:: ACTIVITY ::
Locate all lines in the data below that hold "parts" and show them.

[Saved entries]
****

@@ -519,9 +590,11 @@
   __shared__ uint32_t fused_wtot[32];
   uint32_t n_active;
   if constexpr (FUSED == 1 || FUSED == 2) {
-    n_active = build_part_list<FUSED>(static_cast<const unsigned char*>(fused_spikes) + (int64_t)blockIdx.y * fused_stride, fused_m,
-                                      part, parts, reinterpret_cast<uint32_t*>(smem_raw + list_off), lds_cap,
-                                      glob_lists + ((int64_t)blockIdx.y * parts + part) * glob_region, fused_wtot, &active);
+    bool compact;
+    n_active = build_part_list<FUSED, false>(static_cast<const unsigned char*>(fused_spikes) + (int64_t)blockIdx.y * fused_stride, fused_m,
+                                             part, parts, reinterpret_cast<uint32_t*>(smem_raw + list_off), lds_cap,
+                                             glob_lists + ((int64_t)blockIdx.y * parts + part) * glob_region, fused_wtot, nullptr,
+                                             &active, &compact, [] {});
   } else {
     n_active = n_active_p[blockIdx.y];
   }
@@ -952,16 +1025,6 @@
   if (lane_id() == 0) atomicMin(maxabs_bits + 1, my_min);
 }
 
-__device__ __forceinline__ uint32_t wave_incl_scan_u32(uint32_t v) {
-  v += (uint32_t)__builtin_amdgcn_update_dpp(0, (int)v, 0x111, 0xf, 0xf, false);
-  v += (uint32_t)__builtin_amdgcn_update_dpp(0, (int)v, 0x112, 0xf, 0xf, false);
-  v += (uint32_t)__builtin_amdgcn_update_dpp(0, (int)v, 0x114, 0xf, 0xf, false);
-  v += (uint32_t)__builtin_amdgcn_update_dpp(0, (int)v, 0x118, 0xf, 0xf, false);
-  v += (uint32_t)__builtin_amdgcn_update_dpp(0, (int)v, 0x142, 0xa, 0xf, false);
-  v += (uint32_t)__builtin_amdgcn_update_dpp(0, (int)v, 0x143, 0xc, 0xf, false);
-  return v;
-}
-
 __device__ __forceinline__ void d8_add4(unsigned long long* acc, uint32_t before, uint32_t d, const be_v4u& wv, float scale) {
   const uint32_t c0 = before + (d & 0xffu), c1 = c0 + ((d >> 8) & 0xffu), c2 = c1 + ((d >> 16) & 0xffu), c3 = c2 + (d >> 24);
 #ifdef BE_ABL_NOATOMIC
@@ -1148,22 +1211,42 @@
   const int slice = L - part * n_slices;
   if constexpr (FUSED == 0) active += (int64_t)blockIdx.y * active_stride;
   partial += ((int64_t)blockIdx.y * n_tasks + L) * S;
-  {
+  auto zero_acc = [&] {
     uint4* z = reinterpret_cast<uint4*>(smem_raw);
     const int n16 = (int)(((size_t)(S + 1) * sizeof(acc_t) + 15) / 16);
     for (int i = threadIdx.x; i < n16; i += blockDim.x) z[i] = make_uint4(0u, 0u, 0u, 0u);
-  }
-  __syncthreads();
-  PLAN_STAMP(0);
+  };
   __shared__ uint32_t fused_wtot[32];
+  __shared__ uint32_t fused_bounds[kListBounds];
+  constexpr bool LISTS = FUSED == 1 || FUSED == 2 || FUSED == 4 || FUSED == 5;
+  uint32_t* const lds_list = reinterpret_cast<uint32_t*>(smem_raw + list_off);
+  bool compact = false;
   uint32_t n_active;
-  if constexpr (FUSED == 1 || FUSED == 2) {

****

:: COMPLETED TASK ::
-                                      part, parts, reinterpret_cast<uint32_t*>(smem_raw + list_off), lds_cap,
-                                      glob_lists + ((int64_t)blockIdx.y * parts + part) * glob_region, fused_wtot, &active);
+                                             part, parts, reinterpret_cast<uint32_t*>(smem_raw + list_off), lds_cap,
+                                             glob_lists + ((int64_t)blockIdx.y * parts + part) * glob_region, fused_wtot, nullptr,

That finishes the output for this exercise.